A single figure is required: the number of lines in the data below that hold the word "include".

______

void launch_fold(const nrb_grid_t* grid, const BwdPlan& plan, float* dtable, int64_t vertices, cudaStream_t s) {
  if (vertices <= 0) return;
  count_launch();
  const unsigned blocks = blocks_for(vertices, 256);
  switch (grid->features_per_level) {
    case 1: hash_bwd_fold_kernel<1><<<blocks, 256, 0, s>>>(to_dev(grid), plan, dtable, vertices); break;
    case 2: hash_bwd_fold_kernel<2><<<blocks, 256, 0, s>>>(to_dev(grid), plan, dtable, vertices); break;
    default: hash_bwd_fold_kernel<4><<<blocks, 256, 0, s>>>(to_dev(grid), plan, dtable, vertices); break;
  }
}

__global__ void __launch_bounds__(256) frustum_gaussians_kernel(const float* __restrict__ origins,
                                                                const float* __restrict__ directions,
                                                                const float* __restrict__ pixel_area,
                                                                nrb_intervals_t iv, float scale,
                                                                float* __restrict__ x, float* __restrict__ std,
                                                                int64_t total) {
  const int64_t gid = static_cast<int64_t>(blockIdx.x) * blockDim.x + threadIdx.x;
  if (gid >= total) return;
  const int S = iv.num_samples;
  const int64_t n = gid / S;
  const int s = static_cast<int>(gid - n * S);
  const Gaussian g = sample_gaussian(origins[3 * n], origins[3 * n + 1], origins[3 * n + 2], directions[3 * n],
                                     directions[3 * n + 1], directions[3 * n + 2], pixel_area[n],
                                     iv.starts[n * iv.row_stride + s], iv.ends[n * iv.row_stride + s], scale);
  x[3 * gid + 0] = g.x;
  x[3 * gid + 1] = g.y;
  x[3 * gid + 2] = g.z;
  std[gid] = g.std;
}

}

using namespace nrb;

extern "C" int nrb_hash_fwd(const nrb_grid_t* grid, const float* x, const float* std, float* out, int64_t M,
                            nrb_stream_t stream) {
  if (int rc = check_grid(grid)) return rc;
  NRB_REQUIRE(x && out && M >= 0, NRB_ERR_BAD_ARG, "nrb_hash_fwd: null pointer or negative M");
  NRB_REQUIRE(aligned16(out), NRB_ERR_ALIGNMENT, "nrb_hash_fwd: out must be 16-byte aligned");
  if (M == 0) return NRB_OK;
  const int64_t total = M * grid->num_levels;
  const GridDev g = to_dev(grid);
  auto s = static_cast<cudaStream_t>(stream);
  const unsigned blocks = blocks_for(total, 256);
  const int row_floats = grid->num_levels * grid->features_per_level;
  if (row_floats >= 4 && row_floats <= 64 && (row_floats & (row_floats - 1)) == 0 && M >= 32) {
    const size_t smem = static_cast<size_t>(kFwdWarps) * 32 * row_floats * 4;
    const unsigned nb = blocks_for(M, kFwdWarps * 32);
#define NRB_ROWS(F)                                                                                                    \
  {                                                                                                                    \
    cudaError_t e = ensure_dynamic_smem(reinterpret_cast<const void*>(hash_fwd_rows_kernel<F>), 64 * 1024); \
    NRB_REQUIRE(e == cudaSuccess, static_cast<int>(e), "nrb_hash_fwd: cudaFuncSetAttribute: %s", cudaGetErrorString(e)); \
    hash_fwd_rows_kernel<F><<<nb, kFwdWarps * 32, smem, s>>>(g, x, std, out, M);                                        \
  }
    switch (grid->features_per_level) {
      case 1: NRB_ROWS(1) break;
      case 2: NRB_ROWS(2) break;
      default: NRB_ROWS(4) break;
    }
#undef NRB_ROWS
    return finish_launch("nrb_hash_fwd");
  }
  switch (grid->features_per_level) {
    case 1: hash_fwd_kernel<1><<<blocks, 256, 0, s>>>(g, x, std, out, total); break;
    case 2: hash_fwd_kernel<2><<<blocks, 256, 0, s>>>(g, x, std, out, total); break;
    default: hash_fwd_kernel<4><<<blocks, 256, 0, s>>>(g, x, std, out, total); break;
  }
  return finish_launch("nrb_hash_fwd");
}

extern "C" int nrb_hash_indices(const nrb_grid_t* grid, const float* x, int64_t* idx, int64_t M,
                                nrb_stream_t stream) {
  if (int rc = check_grid(grid)) return rc;
  NRB_REQUIRE(x && idx && M >= 0, NRB_ERR_BAD_ARG, "nrb_hash_indices: null pointer or negative M");
  if (M == 0) return NRB_OK;
  const int64_t total = M * grid->num_levels;
  hash_indices_kernel<<<blocks_for(total, 256), 256, 0, static_cast<cudaStream_t>(stream)>>>(to_dev(grid), x, idx,
                                                                                             total);
  return finish_launch("nrb_hash_indices");
}
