# Lapis-Hong/wide_deep

Hardware: NVIDIA H100
Metric: CTR examples/sec (train step) (higher is better)
Workload: dtype bf16x3 (fp32 operands split into bf16 hi+lo, 3 tensor-core products, fp32 accumulate; 2^-16)

## Files before the change

wide_deep_b200/csrc/gemm.cuh:

```cuda
#pragma once
#include <cuda.h>
#include <cuda_bf16.h>

#include "common.cuh"

namespace wd {

__device__ __forceinline__ float act_fwd(int kind, float z) {
    switch (kind) {
        case WD_ACT_RELU: return fmaxf(z, 0.f);
        case WD_ACT_RELU6: return fminf(fmaxf(z, 0.f), 6.f);
        case WD_ACT_SIGMOID: return 1.f / (1.f + expf(-z));
        case WD_ACT_TANH: return tanhf(z);
        case WD_ACT_LEAKY_RELU: return z > 0.f ? z : 0.2f * z;
        case WD_ACT_ELU: return z > 0.f ? z : expm1f(z);
        case WD_ACT_SELU: return 1.0507009873554805f * (z > 0.f ? z : 1.6732632423543772f * expm1f(z));
        case WD_ACT_SOFTPLUS: return fmaxf(z, 0.f) + log1pf(expf(-fabsf(z)));
        case WD_ACT_SOFTSIGN: return z / (1.f + fabsf(z));
    }
    return z;
}
__device__ __forceinline__ float act_bwd(int kind, float a) {
    switch (kind) {
        case WD_ACT_RELU: return a > 0.f ? 1.f : 0.f;
        case WD_ACT_RELU6: return (a > 0.f && a < 6.f) ? 1.f : 0.f;
        case WD_ACT_SIGMOID: return a * (1.f - a);
        case WD_ACT_TANH: return 1.f - a * a;
        case WD_ACT_LEAKY_RELU: return a > 0.f ? 1.f : 0.2f;
        case WD_ACT_ELU: return a > 0.f ? 1.f : a + 1.f;
        case WD_ACT_SELU: return a > 0.f ? 1.0507009873554805f : a + 1.0507009873554805f * 1.6732632423543772f;
        case WD_ACT_SOFTPLUS: return 1.f - expf(-a);
        case WD_ACT_SOFTSIGN: { float t = 1.f - fabsf(a); return t * t; }
    }
    return 1.f;
}

struct GemmA {
    int n;
    const float* ptr[kMaxSegs];
    int ld[kMaxSegs];
    int k[kMaxSegs];
    const __nv_bfloat16* hi[kMaxSegs];
    const __nv_bfloat16* lo[kMaxSegs];
};
struct GemmB {
    const float* ptr; int ld;
    const float *tf32_hi, *tf32_lo;
    const __nv_bfloat16 *hi, *lo;
};
enum { EPI_FWD = 0, EPI_STORE = 1, EPI_WGRAD = 2 };
struct Epi {
    float* C; int ldc;
    int accumulate;
    float* A_out; float* H_out; int ldh;
    float* HT; int ldt;
    const float *bias, *gamma, *beta;
    int n_logical, act, bn;
    int m_valid;
    int64_t split_stride;
    __nv_bfloat16 *Hs_hi, *Hs_lo;
    uint64_t reserved[5];
};

int tc_gemm(WdModel* m, int mode, const GemmA& A, const GemmB& B, int M, int N, const Epi& ep, int splits, int ksplit_len);
int tc_gemm_bf16(WdModel* m, int mode, const GemmA& A, const GemmB& B, int M, int N, const Epi& ep, int splits, int ksplit_len);
int make_tensor_map(CUtensorMap* map, CUtensorMapDataType dtype, const void* ptr, int rows, int cols, int ld, int box_rows);

struct DropArgs { float rate; unsigned long long seed; const unsigned int* step; int layer_id; unsigned int row0; };
__device__ __forceinline__ unsigned long long splitmix64_dev(unsigned long long x) {
    x += 0x9E3779B97F4A7C15ULL;
    x = (x ^ (x >> 30)) * 0xBF58476D1CE4E5B9ULL;
    x = (x ^ (x >> 27)) * 0x94D049BB133111EBULL;
    return x ^ (x >> 31);
}
__device__ __forceinline__ unsigned long long drop_key(const DropArgs& d) {
    return splitmix64_dev(d.seed ^ ((unsigned long long)(*d.step) * 0x9E3779B97F4A7C15ULL) ^ ((unsigned long long)d.layer_id << 48));
}
__device__ __forceinline__ float drop_mult(unsigned long long key, unsigned int m, unsigned int n, float rate, float inv_keep) {
    const unsigned long long r = splitmix64_dev(key ^ ((unsigned long long)m * 65536ULL + n));
    const float u = (float)(unsigned int)(r >> 40) * (1.f / 16777216.f);
    return u >= rate ? inv_keep : 0.f;
}

__device__ __forceinline__ float bn_out(float a, const float* __restrict__ gamma, const float* __restrict__ beta, int n, int bn) {
    return bn ? fmaf(a, gamma[n] * 0.99950037468777f, beta[n]) : a;
}

__device__ __forceinline__ void split_bf16(float x, __nv_bfloat16& hi, __nv_bfloat16& lo) {
    hi = __float2bfloat16_rn(x);
    lo = __float2bfloat16_rn(x - __bfloat162float(hi));
}
__device__ __forceinline__ void split_pair(float x0, float x1, uint32_t& hi, uint32_t& lo) {
    const __nv_bfloat162 hp = __floats2bfloat162_rn(x0, x1);
    hi = *reinterpret_cast<const uint32_t*>(&hp);
    const __nv_bfloat162 lp = __floats2bfloat162_rn(x0 - __uint_as_float(hi << 16), x1 - __uint_as_float(hi & 0xFFFF0000u));
    lo = *reinterpret_cast<const uint32_t*>(&lp);
}
__device__ __forceinline__ void store_split4(__nv_bfloat16* hi, __nv_bfloat16* lo, float x0, float x1, float x2, float x3) {
    uint2 ph, pl;
    split_pair(x0, x1, ph.x, pl.x);
    split_pair(x2, x3, ph.y, pl.y);
    *reinterpret_cast<uint2*>(hi) = ph;
    *reinterpret_cast<uint2*>(lo) = pl;
}

}
```

wide_deep_b200/csrc/gemm_bf16.cu:

```cuda
#include <cuda.h>
#include <stdlib.h>

#include <algorithm>
#include <type_traits>

#include "common.cuh"
#include "gemm.cuh"
#include "wgmma_ptx.cuh"

namespace wd {

namespace {

constexpr int QBM = 128;
constexpr int QBN = 128;
constexpr int QNST = 3;
constexpr int QBK = 64;
constexpr int Q_THREADS = 384;

struct QMaps {
    CUtensorMap a_hi[kMaxSegs], a_lo[kMaxSegs];
    CUtensorMap b_hi, b_lo;
};
struct QSegs { int n; int k[kMaxSegs]; int koff[kMaxSegs]; };
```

______

> _Completed task_
10